*WORK INSTRUCTION*. The result should be every line in the data below that carries the string "nullptr".
-------------------------
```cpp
__global__ __launch_bounds__(256) void k_fold_small_sd(const double *SdZ, const float *A,
                                                       const float *bW, int R, int V, float *dbW,
                                                       float *dA, const double *SdH, int C,
                                                       double *sd) {
  __shared__ double rs[256], part[256];
  const int tid = threadIdx.x;
  for (int v = tid; v < V; v += 256) {
    double ra = 0.0;
    for (int w = 0; w < V; ++w) ra += (double)A[v * V + w];
    rs[v] = ra;
  }
  __syncthreads();
  if (blockIdx.x > 0) {
    const int c = (blockIdx.x - 1) * blockDim.x + tid;
    if (c >= C) return;
    double a = 0.0;
    for (int v = 0; v < V; ++v) a += SdH[(int64_t)c * V + v] * rs[v];
    sd[c] = a;
    return;
  }
  for (int co = tid; co < R; co += 256) {
    double acc = 0.0;
    for (int v = 0; v < V; ++v) acc += SdZ[co * V + v] * rs[v];
    dbW[co] = (float)acc;
  }
  const int P = 256 / V;
  const int v = tid % V, j = tid / V;
  double acc = 0.0;
  if (j < P)
    for (int co = j; co < R; co += P) acc += (double)bW[co] * SdZ[co * V + v];
  part[tid] = acc;
  __syncthreads();
  if (tid < V) {
    double t = 0.0;
    for (int jj = 0; jj < P; ++jj) t += part[jj * V + tid];
    rs[tid] = t;
  }
  __syncthreads();
  for (int i = tid; i < V * V; i += 256) dA[i] = (float)rs[i / V];
}

hipError_t launch_fold_small_sd(const double *SdZ, const float *A, const float *bW, int R, int V,
                                float *dbW, float *dA, const double *SdH, int C, double *sd,
                                hipStream_t s) {
  if (V > 128) return hipErrorInvalidValue;
  hipLaunchKernelGGL(k_fold_small_sd, dim3(1 + (C + 255) / 256), dim3(256), 0, s, SdZ, A, bW, R, V,
                     dbW, dA, SdH, C, sd);
  return hipGetLastError();
}


constexpr int kPrepJobs = 16;

struct BiasRvJob {
  const float *A, *bW;
  float *out;
  int R, V, blk0;
};
struct BiasRvJobs {
  BiasRvJob j[kPrepJobs];
  int n, blk1;
};

__global__ void k_bias_rv_multi(BiasRvJobs js) {
  int k = 0;
  while (k + 1 < js.n && (int)blockIdx.x >= js.j[k + 1].blk0) ++k;
  const BiasRvJob &q = js.j[k];
  const int idx = ((int)blockIdx.x - q.blk0) * blockDim.x + threadIdx.x;
  if (idx >= q.R * q.V) return;
  const int co = idx / q.V, v = idx - co * q.V;
  double ra = 0.0;
  for (int w = 0; w < q.V; ++w) ra += q.A[(int64_t)v * q.V + w];
  q.out[idx] = (float)((double)q.bW[co] * ra);
}

struct BiasJob {
  const double *bq;
  const float *bt;
  float *BT;
  int R, V, T, To, st, blk0;
};
struct BiasJobs {
  BiasJob j[kPrepJobs];
  int n;
};

__global__ __launch_bounds__(256) void k_fold_bias_multi(BiasJobs js) {
  int k = 0;
  while (k + 1 < js.n && (int)blockIdx.x >= js.j[k + 1].blk0) ++k;
  const BiasJob &q = js.j[k];
  __shared__ double bs[9 * 256], full[256];
  const int o = (int)blockIdx.x - q.blk0, tid = threadIdx.x, V = q.V, R = q.R;
  for (int e = tid; e < 9 * V; e += 256) {
    const int qq = e / V, v = e - qq * V;
    bs[e] = q.bq[((int64_t)qq * R + o) * V + v];
  }
  __syncthreads();
  const double b0 = q.bt[o];
  if (tid < V) {
    double a = b0;
#pragma unroll
    for (int qq = 0; qq < 9; ++qq) a += bs[qq * V + tid];
    full[tid] = a;
  }
  __syncthreads();
  float *dst = q.BT + (int64_t)o * q.To * V;
  for (int tv = tid; tv < q.To * V; tv += 256) {
    const int t = tv / V, v = tv - t * V, t0 = q.st * t - 4;
    double a;
    if (t0 >= 0 && t0 + 8 < q.T) {
      a = full[v];
    } else {
      a = b0;
      for (int qq = 0; qq < 9; ++qq)
        if (t0 + qq >= 0 && t0 + qq < q.T) a += bs[qq * V + v];
    }
    dst[tv] = (float)a;
  }
}

struct AmaxJob {
  const float *x;
  int64_t n;
  unsigned *amax;
};
struct AmaxJobs {
  AmaxJob j[kPrepJobs];
  int n;
};

__global__ __launch_bounds__(256) void k_absmax_multi(AmaxJobs js) {
  const AmaxJob &q = js.j[blockIdx.y];
  float m = 0.f;
  for (int64_t i = (int64_t)blockIdx.x * 256 + threadIdx.x; i < q.n; i += (int64_t)gridDim.x * 256)
    m = fmaxf(m, fabsf(q.x[i]));
  __shared__ float wmax[4];
#pragma unroll
  for (int o = 32; o > 0; o >>= 1) m = fmaxf(m, __shfl_xor(m, o, 64));
  if ((threadIdx.x & 63) == 0) wmax[threadIdx.x >> 6] = m;
  __syncthreads();
  if (threadIdx.x == 0)
    q.amax[blockIdx.x * kAmaxStride] =
        __builtin_bit_cast(unsigned, fmaxf(fmaxf(wmax[0], wmax[1]), fmaxf(wmax[2], wmax[3])));
}

hipError_t launch_fold_prep(const FoldPrepSpec *sp, int n, hipStream_t s) {
  for (int i = 0; i < n; ++i)
    if (sp[i].V > 256 || sp[i].V <= 0 || sp[i].R <= 0 || sp[i].C <= 0) return hipErrorInvalidValue;
  for (int i0 = 0; i0 < n; i0 += kPrepJobs) {
    BiasRvJobs js{};
    int blk = 0;
    for (int i = i0; i < std::min(n, i0 + kPrepJobs); ++i) {
      js.j[js.n] = {sp[i].A, sp[i].bW, sp[i].bZ, sp[i].R, sp[i].V, blk};
      blk += (sp[i].R * sp[i].V + 255) / 256;
      ++js.n;
    }
    js.blk1 = blk;
    hipLaunchKernelGGL(k_bias_rv_multi, dim3(blk), dim3(256), 0, s, js);
  }
  std::vector<TrJob> tr;
  std::vector<FoldJob> fg;
  for (int i = 0; i < n; ++i) {
    const FoldPrepSpec &b = sp[i];
    const int R = b.R, C = b.C, V = b.V, Rp = pad32(R), Cp = pad32(C);
    float *wtq = b.fscr_f, *wT = wtq + (size_t)9 * Rp * Rp, *bzT = wT + (size_t)Cp * Rp;
    tr.push_back(tr_job(b.Wt, 0, 1, 0, 9, 1, (int64_t)R * 9, 9, R, R, wtq, nullptr));
    tr.push_back(tr_job(b.W, 0, 1, 0, 1, 0, C, 1, R, C, nullptr, wT));
    tr.push_back(tr_job(b.bZ, 0, 1, 0, 1, 0, V, 1, R, V, nullptr, bzT));
    float *wtT = b.fscr_b, *wd = wtT + (size_t)9 * Rp * Rp;
    tr.push_back(tr_job(b.Wt, 0, 1, 0, 9, 1, (int64_t)R * 9, 9, R, R, nullptr, wtT));
    tr.push_back(tr_job(b.W, 0, 1, 0, 1, 0, C, 1, R, C, wd, nullptr));
    tr.push_back(tr_job(b.Wt, 0, 1, 0, 9, 1, (int64_t)R * 9, 9, R, R, nullptr, nullptr, nullptr,
                        b.f64));
    FoldJob w{};
    w.A = wtq; w.aq = (int64_t)Rp * Rp; w.am = Rp;
    w.B = wT; w.bn = Rp;
    w.out = b.Wc; w.oq = 1; w.om = (int64_t)C * 9; w.on = 9;
    w.M = R; w.N = C; w.K = R;
    FoldJob q{};
    q.A = wtq; q.aq = (int64_t)Rp * Rp; q.am = Rp;
    q.B = bzT; q.bn = Rp;
    q.out = b.bq; q.o_dbl = 1; q.oq = (int64_t)R * V; q.om = V; q.on = 1;
    q.M = R; q.N = V; q.K = R;
    fg.push_back(w);
    fg.push_back(q);
  }
  HIP_RET(fold_tr_v(tr.data(), (int)tr.size(), s));
  HIP_RET(fold_gemm_v(fg.data(), (int)fg.size(), s));
  for (int i0 = 0; i0 < n; i0 += kPrepJobs) {
    BiasJobs js{};
    AmaxJobs am{};
    int blk = 0;
    for (int i = i0; i < std::min(n, i0 + kPrepJobs); ++i) {
      js.j[js.n++] = {sp[i].bq, sp[i].bWt, sp[i].BT, sp[i].R, sp[i].V, sp[i].T, sp[i].To,
                      sp[i].stride, blk};
      blk += sp[i].R;
      am.j[am.n++] = {sp[i].Wc, (int64_t)sp[i].R * sp[i].C * 9, sp[i].amax};
    }
    hipLaunchKernelGGL(k_fold_bias_multi, dim3(blk), dim3(256), 0, s, js);
    hipLaunchKernelGGL(k_absmax_multi, dim3(kAmaxSlots, am.n), dim3(256), 0, s, am);
  }
  tr.clear();
  for (int i = 0; i < n; ++i) {
    const FoldPrepSpec &b = sp[i];
    const int R = b.R, C = b.C, Rp = pad32(R);
    tr.push_back(tr_job(b.Wc, 0, 1, 0, 9, 1, (int64_t)C * 9, 9, R, C, nullptr, nullptr, nullptr,
                        b.f64 + (size_t)9 * Rp * Rp));
  }
  HIP_RET(fold_tr_v(tr.data(), (int)tr.size(), s));
  return hipGetLastError();
}

}
```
-------------------------
*OUTPUT FOR THIS TASK*.
    tr.push_back(tr_job(b.Wt, 0, 1, 0, 9, 1, (int64_t)R * 9, 9, R, R, wtq, nullptr));
    tr.push_back(tr_job(b.W, 0, 1, 0, 1, 0, C, 1, R, C, nullptr, wT));
    tr.push_back(tr_job(b.bZ, 0, 1, 0, 1, 0, V, 1, R, V, nullptr, bzT));
    tr.push_back(tr_job(b.Wt, 0, 1, 0, 9, 1, (int64_t)R * 9, 9, R, R, nullptr, wtT));
    tr.push_back(tr_job(b.W, 0, 1, 0, 1, 0, C, 1, R, C, wd, nullptr));
    tr.push_back(tr_job(b.Wt, 0, 1, 0, 9, 1, (int64_t)R * 9, 9, R, R, nullptr, nullptr, nullptr,
    tr.push_back(tr_job(b.Wc, 0, 1, 0, 9, 1, (int64_t)C * 9, 9, R, C, nullptr, nullptr, nullptr,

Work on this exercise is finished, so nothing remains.